The Resident
Director
Cast
, , ,
Rated
R
Runtime
86 min.
Release Date
02/18/2011
The Resident

Remember in Alfred Hitchcock’s Psycho when Marion Crane first arrives at the Bates Motel and, for a while, everything seems normal? Norman Bates appears to be a quirky but harmless guy who’s just awkward around a pretty lady, making chit-chat and munching on candy, until that moment when Hitchcock takes us into Norman’s office. Norman removes a painting from the wall to gaze through a peephole at Marion preparing for a shower, the last of her life. Now, imagine that portion of the film extended into a feature-length thriller, relocated from the middle of nowhere to New York City, and starring Hilary Swank and Jeffrey Dean Morgan in place of Janet Leigh and Anthony Perkins. It’s called The Resident. It’s the latest from the newly invigorated Hammer Films, and it’s not very good.

Swank plays orange-tanned ER doctor Juliet Devereau, who after breaking up with her unfaithful boyfriend Jack (Lee Pace), looks for a new home in the Big Apple. She finds a refurbished apartment with an exquisite view of the Brooklyn Bridge, which the chummy owner-operator, Max (Morgan), along with his co-owner and grandfather August (Christopher Lee), is eager to give away for a cheap price. He warns her that the building gets bad cell phone reception (because, of course, she’ll need that information later on when she tries to call for help), then hands her the keys without checking her references. On her first night, she has an eerie feeling like she’s being watched. Ominous ink blot shadows might be a figure standing in her bedroom, might not be, and a subjective camera peers through a two-way mirror into Juliet’s bathroom and watches her bathe.

But who’s watching her, Max or his looming grandfather? There are no other suspects, unfortunately, because the building has no other tenants (some peculiar side characters could have livened the show up like the ones in Roman Polanski’s Rosemary’s Baby and The Tenant do). To make us squirm, Max and Juliet begin a flirtation, he creepily excited, yet with a charming energy about him, while she remains unsure if she’s really over Jack. Then, about fifteen minutes into the movie, director Antti Jokinen explains away our suspicions and guesswork through a sloppy rewind-replay effect, showing us, rather than letting the audience discover, Max’s horrible secrets since the movie began. Soon enough, Juliet decides that she still loves her ex and breaks it off with Max. As you can imagine, Max, the obsessive voyeur, doesn’t take this news too well.

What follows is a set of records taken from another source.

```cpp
template <int KB, int PR, int MV, bool CF = false, int MH = 0>
__global__ __launch_bounds__(512) void lstm_fwd_flow2(FlowArgs a_in) {
    constexpr bool BF3 = PR != 0;
    static_assert(MV >= 0 && MV < KB && (MV == 0 || PR == 0), "x-product workers: exact f32 only, and one K block of the x half stays");
    static_assert(MH == 0 || (MH == 1 && MV > 0 && KB - MV >= 2), "half roles: beside full roles, and one whole K block of the x half stays");
    constexpr int KX = KB - MV;
    constexpr int NTL = MH ? 2 : 4;
    constexpr int MVA = MV > 0 ? MV : 1;
    constexpr int UW = 16, NT = 4, H = 128 * KB, NKBX = H / 16, NW = 8;
    __shared__ __attribute__((aligned(16))) float red_[1][NW][256][NT];
    __shared__ __attribute__((aligned(16))) float outbox[2][8][256];
    __shared__ unsigned s_ticket;
    const int lane = threadIdx.x & 63, wave = __builtin_amdgcn_readfirstlane(threadIdx.x >> 6);
    unsigned xcc;
    asm volatile("s_getreg_b32 %0, hwreg(HW_REG_XCC_ID)" : "=s"(xcc));
    xcc &= 0xF;
    if (threadIdx.x == 0) s_ticket = atomicAdd(a_in.tickets + xcc, 1u);
    __syncthreads();
    const int grp = (int)xcc, ub = __builtin_amdgcn_readfirstlane((int)s_ticket);
    if (grp >= a_in.L * ((a_in.B + 15) / 16)) {
        const int first = a_in.L * ((a_in.B + 15) / 16);
        if (MV > 0 && ub < a_in.w_wpx && wave < a_in.w_wpw)
            fwd_x_worker<KB, MVA, MH, 4>(a_in, (((grp - first) * a_in.w_wpx + ub) * a_in.w_wpw + wave), lane, wall_clock64());
        else if (MH > 0 && ub < a_in.w_wpx) {
            if constexpr (MH > 0) fwd_x_worker<KB, MVA, MH, 2>(a_in, (((grp - first) * a_in.w_wpx + ub) * 4 + wave - 4), lane, wall_clock64());
        }
        else if (CF && a_in.cf_on && ub >= a_in.w_wpx && ub < a_in.w_wpx + a_in.cf_nfw) {
            if constexpr (CF) ctc_follower_call<H>(a_in.cf, (grp - first) * a_in.cf_nfw + (ub - a_in.w_wpx), (8 - first) * a_in.cf_nfw);
        }
        return;
    }
    const FlowArgs a = CF ? flow_args_again<FlowArgs>() : a_in;
    const int T = a.T, B = a.B;
    const int nmt = (B + 15) / 16;
    if (ub >= H / UW) return;
    const int l = grp / nmt, mb = grp % nmt;
    const size_t bph = (size_t)nmt * 16 * H;
    const unsigned long long t_begin = wall_clock64();
    const unsigned long long c_begin = __builtin_readcyclecounter();

    float4 wx[KX][NT], wh[KB][NT];
    {
        const float __attribute__((address_space(1)))* wp = FLOW_G(const float, a.wp) + ((size_t)(l * (H / UW) + ub) * (2 * NKBX)) * (NT * 256) + lane * 4;
#pragma unroll
        for (int kb = 0; kb < KB; ++kb)
#pragma unroll
            for (int j = 0; j < NT; ++j) {
                if (kb < KX && (kb < KX - 1 || j < NTL)) { const f32x4 v = *(const f32x4 __attribute__((address_space(1)))*)(wp + (size_t)((wave * KB + kb) * NT + j) * 256); wx[kb][j] = make_float4(v[0], v[1], v[2], v[3]); }
                { const f32x4 v = *(const f32x4 __attribute__((address_space(1)))*)(wp + (size_t)((NKBX + wave * KB + kb) * NT + j) * 256); wh[kb][j] = make_float4(v[0], v[1], v[2], v[3]); }
            }
    }
    constexpr int KP = BF3 ? KB / 2 : 1;
    u32x4_f wxh[KP][NT], wxl[KP][NT], whh[KP][NT], whl[KP][NT];
    if constexpr (BF3) {
#pragma unroll
        for (int jb = 0; jb < KB / 2; ++jb)
#pragma unroll
            for (int j = 0; j < NT; ++j) {
                const float xx[8] = {wx[2 * jb][j].x, wx[2 * jb][j].y, wx[2 * jb][j].z, wx[2 * jb][j].w,
                                     wx[2 * jb + 1][j].x, wx[2 * jb + 1][j].y, wx[2 * jb + 1][j].z, wx[2 * jb + 1][j].w};
                flow_bf3_split(xx, wxh[jb][j], wxl[jb][j]);
                const float xh[8] = {wh[2 * jb][j].x, wh[2 * jb][j].y, wh[2 * jb][j].z, wh[2 * jb][j].w,
                                     wh[2 * jb + 1][j].x, wh[2 * jb + 1][j].y, wh[2 * jb + 1][j].z, wh[2 * jb + 1][j].w};
// ... 144 lines not shown
#pragma unroll
        for (int j = 0; j < NJ; ++j) acc[j] = __builtin_amdgcn_mfma_f32_16x16x4f32(__uint_as_float(v[2]), w[j].z, acc[j], 0, 0, 0);
#pragma unroll
        for (int j = 0; j < NJ; ++j) acc[j] = __builtin_amdgcn_mfma_f32_16x16x4f32(__uint_as_float(v[3]), w[j].w, acc[j], 0, 0, 0);
        __builtin_amdgcn_sched_barrier(0);
#else
#pragma unroll
        for (int j = 0; j < NJ; ++j) {
            acc[j] = __builtin_amdgcn_mfma_f32_16x16x4f32(__uint_as_float(v[0]), w[j].x, acc[j], 0, 0, 0);
            acc[j] = __builtin_amdgcn_mfma_f32_16x16x4f32(__uint_as_float(v[1]), w[j].y, acc[j], 0, 0, 0);
            acc[j] = __builtin_amdgcn_mfma_f32_16x16x4f32(__uint_as_float(v[2]), w[j].z, acc[j], 0, 0, 0);
            acc[j] = __builtin_amdgcn_mfma_f32_16x16x4f32(__uint_as_float(v[3]), w[j].w, acc[j], 0, 0, 0);
        }
#endif
    };
    auto half_product = [&](const auto& v, const auto& w, const u32x4_f (&wh_)[KP][NT], const u32x4_f (&wl_)[KP][NT],
                            auto between, auto last_tiles) __attribute__((always_inline)) {
        constexpr int NB = (int)(sizeof(v) / sizeof(v[0]));
        if constexpr (BF3) {
#pragma unroll
            for (int jb = 0; jb < KB / 2; ++jb) {
                between(2 * jb);
                between(2 * jb + 1);
                const float x[8] = {__uint_as_float(v[2 * jb][0]), __uint_as_float(v[2 * jb][1]), __uint_as_float(v[2 * jb][2]),
                                    __uint_as_float(v[2 * jb][3]), __uint_as_float(v[2 * jb + 1][0]), __uint_as_float(v[2 * jb + 1][1]),
                                    __uint_as_float(v[2 * jb + 1][2]), __uint_as_float(v[2 * jb + 1][3])};
                u32x4_f ah, al;
                flow_bf3_split(x, ah, al);
#pragma unroll
                for (int j = 0; j < NT; ++j) acc[j] = flow_bf_mma<PR>(acc[j], ah, al, wh_[jb][j], wl_[jb][j]);
            }
        } else {
#pragma unroll
            for (int kb = 0; kb < NB; ++kb) {
                between(kb);
                if (kb == NB - 1) mma_block(v[kb], w[kb], last_tiles);
                else mma_block(v[kb], w[kb], std::integral_constant<int, NT>{});
            }
        }
    };
    auto fsig = [](float x) __attribute__((always_inline)) { return __builtin_amdgcn_rcpf(1.0f + __builtin_amdgcn_exp2f(-1.4426950408889634f * x)); };
    auto ftanh = [](float x) __attribute__((always_inline)) {
        const float x2 = x * x;
        const float small = x * (1.0f + x2 * (-0.33333334f + x2 * (0.13333334f - 0.053968254f * x2)));
        const float big = 1.0f - 2.0f * __builtin_amdgcn_rcpf(1.0f + __builtin_amdgcn_exp2f(2.8853900817779268f * x));
        return fabsf(x) < 0.25f ? small : big;
    };
    auto stores = [&](int t) __attribute__((always_inline)) {
        const int sl = threadIdx.x - 256;
        const float (&ob)[8][256] = outbox[t & 1];
        const float zv = ob[6][sl] * zmult(a.drop, l + 1, (uint32_t)((size_t)t * B * H + e));
// ... 27 lines not shown
        const float cv = live ? cn : c_prev;
        const float zv = live ? hn : 0.0f;
        __hip_atomic_store(FLOW_G(float, a.hph) + ((size_t)l * (T + 1) + t + 1) * bph + po, hval, __ATOMIC_RELAXED, __HIP_MEMORY_SCOPE_WORKGROUP);
        const int sl = threadIdx.x;
        float (&ob)[8][256] = outbox[t & 1];
        ob[0][sl] = gi; ob[1][sl] = gj; ob[2][sl] = gf; ob[3][sl] = go;
        ob[4][sl] = cv; ob[5][sl] = hval; ob[6][sl] = zv; ob[7][sl] = c_prev;
        c_prev = cv; h_prev = hval;
    };
    auto x_half = [&](auto xpol, int t, u32x4_f (&xnext)[KX], bool gather_h) __attribute__((always_inline)) {
#pragma unroll
        for (int j = 0; j < NT; ++j) acc[j] = (f32x4){0.f, 0.f, 0.f, 0.f};
        if (t + 1 < T) {
            if (decltype(xpol)::value != 2 && !(ASM && FWD2_EARLY_XCHECK)) settle(Remote{}, xnext, rx, (unsigned)((size_t)(t + 1) * bph * 4));
            half_product(xnext, wx, wxh, wxl, [&](int kb) {
                if (gather_h && kb == (FWD2_GATHER_AT < KX ? FWD2_GATHER_AT : KX - 1)) {
                    __builtin_amdgcn_sched_barrier(0);
                    issue(Local{}, hv, rh, (unsigned)((size_t)(t + 1) * bph * 4));
                    __builtin_amdgcn_sched_barrier(0);
                }
            }, std::integral_constant<int, NTL>{});
        }
    };
#ifndef FWD2_ISSUE_AT_TOP
#define FWD2_ISSUE_AT_TOP 0
#endif
    constexpr bool TOP = ASM && FWD2_ISSUE_AT_TOP != 0;
    auto step = [&](auto xpol, int t, u32x4_f (&xnext)[KX], u32x4_f (&xfree)[KX], u32x4_f (&wcur)[MVA], u32x4_f (&wfree)[MVA],
                    u32x2_f& hcur, u32x2_f& hfree) __attribute__((always_inline)) {
        F2STAMP(0);
        if constexpr (TOP) {
// ... 96 lines not shown
```

### rnn-speech_amd/lib.py

```python
import ctypes as C
import os

HERE = os.path.dirname(os.path.abspath(__file__))
LIB_PATH = os.environ.get("AMDSPEECH_LIB") or os.path.join(HERE, "libamdspeech.so")


class AmdSpeechError(RuntimeError):
    pass


class DataflowTimeout(AmdSpeechError):
    """amdspeech_lstm_status returned AMDSPEECH_ETIMEOUT: a whole-sequence launch gave up waiting.  The mini-batch's results are
    invalid; it can be repeated on the launch-per-diagonal kernels.  Any OTHER error of that call is a device fault."""


ETIMEOUT = -4
ECALLBACK = -100


class LstmDesc(C.Structure):
    _fields_ = [("T", C.c_int), ("B", C.c_int), ("H", C.c_int), ("L", C.c_int),
                ("keep_in", C.c_float), ("keep_out", C.c_float), ("seed", C.c_uint64),
                ("precision", C.c_int), ("flags", C.c_int)]

# ... 117 lines not shown
    "amdspeech_lstm_fwd": (_I, [_P, C.POINTER(LstmDesc), _P, _P, _L, _P, _L, _P, _P, _P]),
    "amdspeech_lstm_status": (_I, [C.POINTER(LstmDesc), _P]),
    "amdspeech_lstm_workspace_release": (_I, [_P, _P]),
    "amdspeech_lstm_beside_forward": (_I, [_P, _P]),
    "amdspeech_lstm_beside_tail": (_I, [_P, _P]),
    "amdspeech_lstm_bwd": (_I, [_P, C.POINTER(LstmDesc), _P, _P, _L, _P, _P, _L, _P]),
    "amdspeech_lstm_ctc_fusable": (_I, [C.POINTER(LstmDesc), _I, _I]),
    "amdspeech_lstm_pair_fusable": (_I, [C.POINTER(LstmDesc)]),
    "amdspeech_lstm_fwd_pair": (_I, [_P, C.POINTER(LstmDesc), _P, _P, _P, C.POINTER(LstmDesc), _P, _P, _P, _L, _L, _P, _P, _P]),
    "amdspeech_lstm_bwd_pair": (_I, [_P, C.POINTER(LstmDesc), _P, _P, _P, _P, C.POINTER(LstmDesc), _P, _P, _P, _P, _L, _L, _P]),
    "amdspeech_lstm_fwd_ctc": (_I, [_P, C.POINTER(LstmDesc), _P, _P, _L, _P, _L, _P, _P, _P, C.POINTER(CtcHead)]),
    "amdspeech_lstm_bwd_ctc": (_I, [_P, C.POINTER(LstmDesc), _P, _P, _L, _P, _P, _L, _P, C.POINTER(CtcHead)]),
    "amdspeech_lstm_dropout_multipliers": (_I, [_P, C.POINTER(LstmDesc), _I, _I, _P]),
    "amdspeech_lstm_plan": (_I, [C.POINTER(LstmDesc), _I, _I, C.POINTER(LstmPlanInfo)]),
    "amdspeech_lstm_plan_xw_halves": (_I, [C.POINTER(LstmDesc), _I, _I]),
    "amdspeech_lstm_bidir_workspace_bytes": (_SZ, [C.POINTER(LstmDesc)]),
    "amdspeech_lstm_bidir_ws_ptr": (_P, [C.POINTER(LstmDesc), _P, _I]),
    "amdspeech_lstm_bidir_layer_stride": (_L, [C.POINTER(LstmDesc)]),
    "amdspeech_lstm_bidir_path": (_I, [C.POINTER(LstmDesc)]),
    "amdspeech_lstm_bidir_fwd": (_I, [_P, C.POINTER(LstmDesc), _P, _P, _P, _P, _P, _P]),
    "amdspeech_lstm_bidir_bwd": (_I, [_P, C.POINTER(LstmDesc), _P, _P, _P, _P, _P]),
    "amdspeech_lstm_bidir_status": (_I, [C.POINTER(LstmDesc), _P]),
    "amdspeech_lstm_bidir_dropout_multipliers": (_I, [_P, C.POINTER(LstmDesc), _I, _I, _I, _P]),
    "amdspeech_ctc_workspace_bytes": (_SZ, [_I, _I, _I, _I]),
    "amdspeech_ctc_plan": (_I, [_I, _I, _I, _I, C.POINTER(CtcPlanInfo)]),
    "amdspeech_ctc_loss_fwd_bwd": (_I, [_P, _P, _P, _P, _I, _I, _I, _I, _P, _P, _P]),
    "amdspeech_ctc_loss_fwd_bwd_staged": (_I, [_P, _P, _P, _P, _I, _I, _I, _I, _P, _P, _P, _I]),
    "amdspeech_ctc_align_workspace_bytes": (_SZ, [_I, _I, _I, _I]),
    "amdspeech_ctc_align_plan": (_I, [_I, _I, _I, _I, C.POINTER(CtcPlanInfo)]),
    "amdspeech_ctc_align": (_I, [_P, _P, _P, _P, _I, _I, _I, _I, _P, _P, _P, _P, _P, _P]),
# ... 98 lines not shown
```

### rnn-speech_amd/ops.py

```python
import ctypes as C
import os

import torch

from . import lib as _l

MODE_MFCC, MODE_FBANK = 0, 1


def _stream():
    return C.c_void_p(torch.cuda.current_stream().cuda_stream)


def _p(t):
    return C.c_void_p(t.data_ptr()) if t is not None else C.c_void_p(0)


def _chk_f32(*ts):
    for t in ts:
        if t is None:
            continue
        if not (t.is_cuda and t.dtype == torch.float32 and t.is_contiguous()):
            raise ValueError("expected a contiguous float32 device tensor, got %s %s" % (t.dtype, t.device))

# ... 343 lines not shown
                    _l.LSTM_PER_DIAGONAL if per_diagonal else 0)
    info = _l.LstmPlanInfo()
    _l.check(ws.lib.amdspeech_lstm_plan(C.byref(d), c_u[0], c_u[1], C.byref(info)), "lstm_plan")
    out = _plan_dict(info)
    out["fwd_path"], out["bwd_path"] = _l.LSTM_PATHS[out["fwd_path"]], _l.LSTM_PATHS[out["bwd_path"]]
    return out


def lstm_plan_xw_halves(ws, head=None, per_diagonal=False):
    c_u = (0, 0) if head is None else ((head.c.C, head.c.U) if isinstance(head, CtcHead) else (int(head[0]), int(head[1])))
    d = _l.LstmDesc(ws.desc.T, ws.desc.B, ws.desc.H, ws.desc.L, ws.desc.keep_in, ws.desc.keep_out, ws.desc.seed, ws.desc.precision,
                    _l.LSTM_PER_DIAGONAL if per_diagonal else 0)
    n = int(ws.lib.amdspeech_lstm_plan_xw_halves(C.byref(d), c_u[0], c_u[1]))
    if n < 0:
        raise ValueError("lstm_plan_xw_halves: bad descriptor")
    return n


def lstm_fwd(ws, kernels, kernel_stride, biases, bias_stride, lengths, h0=None, c0=None, training=False, per_diagonal=False, head=None):
    _chk_i32(lengths)
    _chk_f32(h0, c0)
    root, key = ws._root, (ws.T, int(ws.desc.precision))
    if per_diagonal:
        root._armed, training = None, False
    armed = _ARM and root._armed is not None and root._armed["fwd"] == key
    root._armed = None
    inject, root._inject_timeout = getattr(root, "_inject_timeout", 0), 0
    ws.desc.flags = ((_l.LSTM_ARMED if armed else 0) | (_l.LSTM_ARM_NEXT if (training and _ARM) else 0) |
                     (_l.LSTM_SAME_WS if (root._fwd_seen and _ARM) else 0) | (_l.LSTM_PER_DIAGONAL if per_diagonal else 0) |
                     (_l.LSTM_INJECT_TIMEOUT if inject else 0))
# ... 837 lines not shown
```

Before: 2.731 million.

## Offload extra x-product k-steps from recurrent waves to half-role x workers

Adds an extended mode for the half-role x-product workers in the flow forward kernel. Each of these workers now also computes 2 or 3 extra k-steps from the K block below its own, using extra dwordx2/x3 buffer loads and weights held in registers. The recurrent waves skip those k-steps in a trimmed MFMA block, which shortens the per-timestep critical path. The default worker setting moves from 2 to 3 so the mode is on by default, and a plan query is exported to report it. The cost is more registers and loads per worker, a different gather point, and more complex sentinel and wait-count handling.

```diff
diff --git a/include/amdspeech.h b/include/amdspeech.h
--- a/include/amdspeech.h
+++ b/include/amdspeech.h
@@ -145,6 +145,7 @@
 } amdspeech_lstm_plan_info;
 int amdspeech_lstm_plan(const amdspeech_lstm_desc* d, int C, int U, amdspeech_lstm_plan_info* out);
 int amdspeech_lstm_plan_xw_halves(const amdspeech_lstm_desc* d, int C, int U);
+int amdspeech_lstm_plan_xw_ksteps(const amdspeech_lstm_desc* d, int C, int U);
 
 enum {
     AMDSPEECH_BIDIR_WS_Z0 = 0, AMDSPEECH_BIDIR_WS_YTOP_FW = 1, AMDSPEECH_BIDIR_WS_YTOP_BW = 2, AMDSPEECH_BIDIR_WS_DYTOP_FW = 3,
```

Co-written by Jokinen and Robert Orr, The Resident has the beginnings of a good thriller, with its classic horror roots and Oscar-winning lead. It’s certainly more entertaining than The Roommate, a recent dud similar in content. Much of the problem here resides in the one-note characters designated to the common tropes of damsel and psycho, though Morgan is effective in his thinly described role, even if he’s too good-looking. His performance contains too much rocking and crying (if only we understood what he was rocking and crying about). But there’s neither a postscript psychological explanation nor even coherent hints at Max’s past to deepen the character (there are, however, a few incoherent ones). Swank, who also co-produced, seems more interested in showing offer her naked, thin frame than developing her character. It’s enough to know that she’s a victim, whereas Hitchcock spent a third of his film developing Marion Crane as a complicated woman.

The moment the filmmakers decided to give away their only secret with the sloppy total recall effect, they lose a good deal of suspense that could have prolonged and deepened this barely 90-minute feature. Instead, The Resident’s morbid take on a few minutes of Psycho loses steam and turns to drivel when, in the third act, a confrontation ensues and a nail gun plays a crucial role. The picture boasts excellent photography by Guillermo Navarro, frequent cinematographer for Guillermo Del Toro and Robert Rodriguez, so the polished camera movements are slick and the lighting moody and menacing. But the story lacks any of the ingenuity that a craftier Hitchcock impersonator, like Brian De Palma, could have given the material.